Человек увлеченный, живет богатой духовной жизнью. К нему очень подходят строки из стихотворения любимого им поэта Федора Ивановича Тютчева:
Пускай служить он не умеет,
Боготворить умеет он…
Пьем чай, болтаем о разных разностях. Невольно отмечаю странное обстоятельство: Сорокин с Кобзевым не смотрят один на другого,- в то же время знаю: не было между ними никаких ссор. Я давно, еще с Литературного института, заметил: поэты ревностно относятся к своим собратьям, внимательно следят за творчеством друг друга. Могут всегда сказать, кто, что, где и когда напечатал. У них память на это особенная – знают и помнят всех, но чтобы похвалить кого из коллег, восхититься,- этого я почти не слышал. Говорят примерно так:
– Работает по-своему, есть удачные места, интересные находки, но… все это уже было. Пока он себя не нашел.
Тут главное: забота о себе самом; как бы не выглядеть ругателем, брюзгой,- и видимость объективности сохраняется, и налицо интеллигентность, даже респектабельность человека, стоящего высоко, над всеми.
Сорокин Кобзева знал, читал с интересом, но судил о нем резко, с раздражением.

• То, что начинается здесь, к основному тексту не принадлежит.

static int igemm_launch(const IgemmChoice& c, const IgemmArgs& a, const dc_igemm_params* p, dc_stream stream) {
  hipStream_t s = reinterpret_cast<hipStream_t>(stream);
  switch (c.kernel) {
    case IG_THIN: return dc_conv3_thin_launch(a, p->dtype, p->n_img, s);
    case IG_WS: return dc_conv3_ws_launch(a, p->dtype, p->n_img, s);
    case IG_HALO: return dc_conv3_halo_launch(c.halo, a, p->dtype, false, s);
    case IG_UP4_HALO: return dc_conv3_halo_launch(c.halo, a, p->dtype, true, s);
    case IG_UP4_PIPE: return dc_igemm_launch_pipe_up4(a, p->dtype, s);
    case IG_XREG: return dc_igemm_xreg_launch(a, p->dtype, s);
    case IG_PIPE: return dc_igemm_launch_pipe(a, p->dtype, c.shape, s);
    case IG_REG128: return dc_by_dtype(p->dtype, "dc_igemm: dtype", [&](auto t) { return launch<decltype(t), 128, 128, 2, 2>(a, s); });
    case IG_REG32: return dc_by_dtype(p->dtype, "dc_igemm: dtype", [&](auto t) { return launch<decltype(t), 128, 32, 4, 1>(a, s); });
  }
  return DC_ERR_ARG;
}

extern "C" int dc_igemm(const dc_igemm_params* p, dc_stream stream) {
  IgemmArgs a;
  const int rc = igemm_validate_and_fill(p, a);
  if (rc != DC_OK) return rc;
  const IgemmChoice c = igemm_choose(p, a);
  if (c.status != DC_OK) { dc_set_error("%s", c.message); return c.status; }
  return igemm_launch(c, a, p, stream);
}

extern "C" const char* dc_igemm_variant(const dc_igemm_params* p) {
  IgemmArgs a;
  if (igemm_validate_and_fill(p, a) != DC_OK) return "invalid";
  const IgemmChoice c = igemm_choose(p, a);
  return c.status == DC_OK ? igemm_name(c, p->dtype) : c.tag;
}

extern "C" const char* dc_igemm_instance(const dc_igemm_params* p, int32_t* geom) {
  IgemmArgs a;
  if (igemm_validate_and_fill(p, a) != DC_OK) return "invalid";
  const IgemmChoice c = igemm_choose(p, a);
  if (c.status != DC_OK) return c.tag;
  static thread_local char name[64];
  const char* dn = p->dtype == DC_BF16 ? "bf16" : (p->dtype == DC_F16 ? "f16" : "f32");
  HaloPlan pl;
  switch (c.kernel) {
    case IG_HALO: case IG_UP4_HALO: {
      pl = c.halo;
      const HaloKey& k = pl.key;
      snprintf(name, sizeof(name), "conv3_halo_kernel<%s,%d,%d,%d%s%s>", dn, k.NW, k.NTAP, k.MODE, k.STG ? ",stag" : "", k.PN ? ",pn" : "");
      break;
    }
    case IG_THIN: pl = dc_conv3_thin_plan(a, p->n_img); snprintf(name, sizeof(name), "conv3_thin_kernel<%s,%s>", dn, a.gn_scale ? "gn" : "plain"); break;
    case IG_WS: pl = dc_conv3_ws_plan(a, p->n_img); snprintf(name, sizeof(name), "conv3_ws_kernel<%s,%s>", dn, a.gn_scale ? "gn" : "plain"); break;
    default: return igemm_name(c, p->dtype);
  }
  if (geom) halo_plan_ints(pl, geom);
  return name;
}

– Слабая, вялая строка! Ничего нового!
Кобзев о Сорокине сам никогда не заговаривал, но если я спрашивал, говорил, хотя и не так резко, но тоже уничтожающе:
– Манерен! Он хочет сказать лучше всех – не получается.
Пытаюсь возражать:
– Помню его еще по Челябинску, он тогда писал интересные стихи. Газета печатала. Друзья рабочие его хвалили и даже гордились своим поэтом.
На это Кобзев замечал:
– Да, вначале он писал лучше. Такое бывает со многими.

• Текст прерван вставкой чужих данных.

## Precompute dst-segment starts via DPP ballot and batch logit stores across lanes

Dst-change detection now happens once per 64-edge chunk: a DPP shift compares each lane's destination with the previous lane's, and a ballot gives a mask of segment starts. This replaces the per-edge readlane and compare in the inner loop. The full-chunk loop no longer clamps or bounds-checks indices, and a separate tail block handles a partial chunk. Logit stores are collected in a per-lane register across LPH consecutive edges and written as one store by all lanes of a head, instead of one p==0 lane-masked store per edge. This cuts scalar work and store instructions, but adds code size and a more complex tail path.

```diff
diff --git a/pyhgt_amd/csrc/hgt_edge_logits.hip b/pyhgt_amd/csrc/hgt_edge_logits.hip
--- a/pyhgt_amd/csrc/hgt_edge_logits.hip
+++ b/pyhgt_amd/csrc/hgt_edge_logits.hip
@@ -50,22 +50,25 @@
         for (int j = 0; j < DKP; ++j) load_vec<VEC>(fglob + j * DKP, frag[j]);
     }
 
-    int cur_dst = -1;
     float qt[VEC];
 #pragma unroll
     for (int i = 0; i < VEC; ++i) qt[i] = 0.0f;
 
     constexpr int HB = UN / 2;
+    const unsigned st_off = (unsigned)((p * HT + hg * H + h) * 4);
     for (int base = beg; base < end; base += 64) {
         const int nb = min(64, end - base);
         const int li = base + min(lane, nb - 1);
         const int my_src = esrc[li], my_dst = edst[li];
         const int my_rte = RTE ? (int)ertei[li] : 0;
+        const int prev_dst = __builtin_amdgcn_update_dpp(-1, my_dst, 0x138, 0xF, 0xF, false);
+        const uint64_t starts = __ballot(my_dst != prev_dst) | 1ull;
+        float sel = 0.0f;
         float krA[HB][VEC], qrA[HB][VEC], trA[RTE ? HB : 1][VEC];
         float krB[HB][VEC], qrB[HB][VEC], trB[RTE ? HB : 1][VEC];
-#define HGT_ISSUE(KR, QR, TR, I0)                                                                  \
+#define HGT_ISSUE(KR, QR, TR, I0, CLAMP)                                                           \
     _Pragma("unroll") for (int u = 0; u < HB; ++u) {                                               \
-        const int idx = min((I0) + u, nb - 1);                                                     \
+        const int idx = (CLAMP) ? min((I0) + u, nb - 1) : (I0) + u;                                \
         const int s_ = __builtin_amdgcn_readlane(my_src, idx);                                     \
         const int d_ = __builtin_amdgcn_readlane(my_dst, idx);                                     \
         if constexpr (S32) {                                                                       \
@@ -84,34 +87,45 @@
             load_vec<VEC>(Q + (int64_t)d_ * ld + co + lane * VEC, QR[u]);                          \
         }                                                                                          \
     }
-#define HGT_PROCESS(KR, QR, TR, I0)                                                                \
-    _Pragma("unroll") for (int u = 0; u < HB; ++u) {                                               \
-        if ((I0) + u < nb) {                                                                       \
-            const int d_ = __builtin_amdgcn_readlane(my_dst, (I0) + u);                            \
-            if (d_ != cur_dst) {                                                                   \
-                head_matvec<VEC, DKP, HOIST>(QR[u], bounce, lane, h, frag, fglob, qt);             \
-                cur_dst = d_;                                                                      \
+#define HGT_STORE_GROUP(J0) *reinterpret_cast<float*>(reinterpret_cast<char*>(logits + (int64_t)(base + (J0)) * HT) + st_off) = sel;
+#define HGT_PROCESS(KR, QR, TR, I0, TAIL)                                                          \
+    {                                                                                              \
+        const unsigned sm = (unsigned)(starts >> (I0));                                            \
+        _Pragma("unroll") for (int u = 0; u < HB; ++u) {                                           \
+            const int j = (I0) + u, jm = j & (LPH - 1);                                            \
+            if (!(TAIL) || j < nb) {                                                               \
+                if ((sm >> u) & 1u) head_matvec<VEC, DKP, HOIST>(QR[u], bounce, lane, h, frag, fglob, qt); \
+                float part = 0.0f;                                                                 \
+                _Pragma("unroll") for (int i = 0; i < VEC; ++i) {                                  \
+                    float kv = KR[u][i];                                                           \
+                    if constexpr (RTE) kv += TR[u][i];                                             \
+                    part = fmaf(qt[i], kv, part);                                                  \
+                }                                                                                  \
+                part = head_allreduce<LPH>(part);                                                  \
+                sel = (p == jm) ? part : sel;                                                      \
+                if (jm == LPH - 1) HGT_STORE_GROUP(j - jm)                                         \
             }                                                                                      \
-            float part = 0.0f;                                                                     \
-            _Pragma("unroll") for (int i = 0; i < VEC; ++i) {                                      \
-                float kv = KR[u][i];                                                               \
-                if constexpr (RTE) kv += TR[u][i];                                                 \
-                part = fmaf(qt[i], kv, part);                                                      \
-            }                                                                                      \
-            part = head_allreduce<LPH>(part);                                                      \
-            if (p == 0) logits[(int64_t)(base + (I0) + u) * HT + hg * H + h] = part;               \
         }                                                                                          \
     }
-        cur_dst = -1;
-        HGT_ISSUE(krA, qrA, trA, 0)
-        for (int i0 = 0; i0 < nb; i0 += 2 * HB) {
-            HGT_ISSUE(krB, qrB, trB, i0 + HB)
-            HGT_PROCESS(krA, qrA, trA, i0)
-            HGT_ISSUE(krA, qrA, trA, i0 + 2 * HB)
-            HGT_PROCESS(krB, qrB, trB, i0 + HB)
+        HGT_ISSUE(krA, qrA, trA, 0, false)
+        const int n_full = nb / (2 * HB);
+        for (int blk = 0; blk < n_full; ++blk) {
+            const int i0 = blk * (2 * HB);
+            HGT_ISSUE(krB, qrB, trB, i0 + HB, false)
+            HGT_PROCESS(krA, qrA, trA, i0, false)
+            HGT_ISSUE(krA, qrA, trA, (i0 + 2 * HB) & 63, false)
+            HGT_PROCESS(krB, qrB, trB, i0 + HB, false)
         }
+        if (n_full * (2 * HB) < nb) {
+            const int i0 = n_full * (2 * HB);
+            HGT_ISSUE(krB, qrB, trB, i0 + HB, true)
+            HGT_PROCESS(krA, qrA, trA, i0, true)
+            HGT_PROCESS(krB, qrB, trB, i0 + HB, true)
+        }
+        if ((nb & (LPH - 1)) != 0 && p < (nb & (LPH - 1))) HGT_STORE_GROUP(nb & ~(LPH - 1))
 #undef HGT_ISSUE
 #undef HGT_PROCESS
+#undef HGT_STORE_GROUP
     }
 }
 
```

Result: no change. 1.454 billion (median of 6 runs) (+0.5%).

Я не спорил. Приходил домой, читал Сорокина, Кобзева, Фирсова, Рубцова, Федорова, Ручьева – сравнивал, пытался разобраться. Действительно, в начальную пору Сорокин писал лучше. Вот строки из его поэмы «Оранжевый журавленок», написанной еще в молодости. Они характерны и для других его стихов того времени:
И звенят журавли,
То ликуя, то плача, Встань пораньше, мой друг, И любого спроси, Кто под этот напев Не поверит в удачу На багряной моей, На озерной Руси!А вот как он стал писать почти двадцать лет спустя:
Цепи, Кепи, Шляпы. Рукавицы. – Няньчай бронированного фрица! – Отглумился! – Сволочь! – Отрыгал! – Спесь ему перекует Урал!Это из поэмы «Огонь». Для человека, сведущего в металлургии, еще кое-как понятно: переплавляют на металл немецкие танки, а всем остальным читателям… Разгадай ребус.

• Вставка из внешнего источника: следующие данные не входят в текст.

+          if constexpr (NB == 2) {
+            const auto lo = __builtin_amdgcn_permlane16_swap(po[0][0], po[1][0], false, false);
+            const auto hi = __builtin_amdgcn_permlane16_swap(po[0][1], po[1][1], false, false);
+            const u32x4 v = {lo[0], hi[0], lo[1], hi[1]};
+            *reinterpret_cast<u32x4*>(prow + (j0 + (fq & 1)) * 16 + (fq >> 1) * 8) = v;
+          } else {
+            *reinterpret_cast<u32x2*>(prow + j0 * 16 + fq * 4) = po[0];
+          }
+        }
+#pragma unroll
+        for (int jj = 0; jj < NB; ++jj) {
+#pragma unroll
+          for (int q = 0; q < 4; ++q) {
+            sm[jj][q] = ws_row_sum16(sm[jj][q]);
+            sq[jj][q] = ws_row_sum16(sq[jj][q]);
+          }
+          const int n = col0 + (j0 + jj) * 16 + fq * 4;
+          if (fr == 0) {
+            *reinterpret_cast<f32x4*>(gs + (rt * 2 + 0) * N + n) = sm[jj];
+            *reinterpret_cast<f32x4*>(gs + (rt * 2 + 1) * N + n) = sq[jj];
+          }
+        }
+      };
+      do_pair(std::integral_constant<int, 0>{}, std::integral_constant<int, 2>{});
+      do_pair(std::integral_constant<int, 2>{}, std::integral_constant<int, 2>{});
+      do_pair(std::integral_constant<int, 4>{}, std::integral_constant<int, 1>{});
+    } else {
+#pragma unroll
+      for (int i = 0; i < WMT; ++i) {
+        u32x2 po[WNT];
+#pragma unroll
+        for (int j = 0; j < WNT; ++j) {
+          f32x4 v = acc[i][j];
+          if constexpr (LNC) {
+            v = (v - st[i][0] * sv[j]) * st[i][1] + bv[j];
+          } else {
+            if (has_bias) v += bv[j];
+          }
+          if constexpr (RES) {
+            T r[4];
+            *reinterpret_cast<u32x2*>(r) = rv[i][j];
+            v[0] += to_f32(r[0]); v[1] += to_f32(r[1]); v[2] += to_f32(r[2]); v[3] += to_f32(r[3]);
+          }
+          T o[4] = {from_f32<T>(v[0]), from_f32<T>(v[1]), from_f32<T>(v[2]), from_f32<T>(v[3])};
+          po[j] = *reinterpret_cast<u32x2*>(o);
+        }
+        T* prow = out + lane_off + (int64_t)i * 16 * N;
+#pragma unroll
+        for (int k = 0; k + 1 < WNT; k += 2) {
+          const auto lo = __builtin_amdgcn_permlane16_swap(po[k][0], po[k + 1][0], false, false);
+          const auto hi = __builtin_amdgcn_permlane16_swap(po[k][1], po[k + 1][1], false, false);
+          const u32x4 v = {lo[0], hi[0], lo[1], hi[1]};
+          *reinterpret_cast<u32x4*>(prow + (k + (fq & 1)) * 16 + (fq >> 1) * 8) = v;
+        }
+        *reinterpret_cast<u32x2*>(prow + (WNT - 1) * 16 + fq * 4) = po[WNT - 1];
+        if constexpr (STAT == 1) {
+          float sum = 0.f;
+#pragma unroll
+          for (int j = 0; j < WNT; ++j) {
+            T o[4];
+            *reinterpret_cast<u32x2*>(o) = po[j];
+            sum += (to_f32(o[0]) + to_f32(o[1])) + (to_f32(o[2]) + to_f32(o[3]));
+          }
+          float mu = sum * (1.0f / (float)(WNT * 4)), m2 = 0.f;
+#pragma unroll
+          for (int j = 0; j < WNT; ++j) {
+            T o[4];
+            *reinterpret_cast<u32x2*>(o) = po[j];
+#pragma unroll
+            for (int q = 0; q < 4; ++q) { const float d = to_f32(o[q]) - mu; m2 += d * d; }
+          }
+          {
+            const float mo = __shfl_xor(mu, 16, 64), qo = __shfl_xor(m2, 16, 64);
+            const bool odd = fq & 1;
+            float ma = odd ? mo : mu, mb = odd ? mu : mo, qa = odd ? qo : m2, qb = odd ? m2 : qo;
+            float d = mb - ma;
+            ma += 0.5f * d;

Не этими стихами подкупил он всех, кто рекомендовал его руководить поэтическим разделом «Современника», а теми, ранними. Сорокину было за сорок – возраст для поэта зрелый, пора уже и встать на свою дорогу. Есенин на что был новатор, перепробовал много приемов и методов, но и тот сказал: «В последнее время я в смысле формы все больше тяготею к Пушкину».
Сорокин тяготел к авангардистам, им все больше обуревала страсть ломать, крушить старое и на обломках прошлых достижений воздвигнуть нечто такое, что бы удивило всех, поразило, огорошило.
В свое время Маяковский тоже ломал и крушил. Но талант его был настолько могуч, что и в крошеве раздробленных хореев, раскромсанных фраз, ярко светилось его дарование:
Мы распнем карандаш на листе, чтобы шелест страниц, как шелест знамен, надо лбами годов шелестел.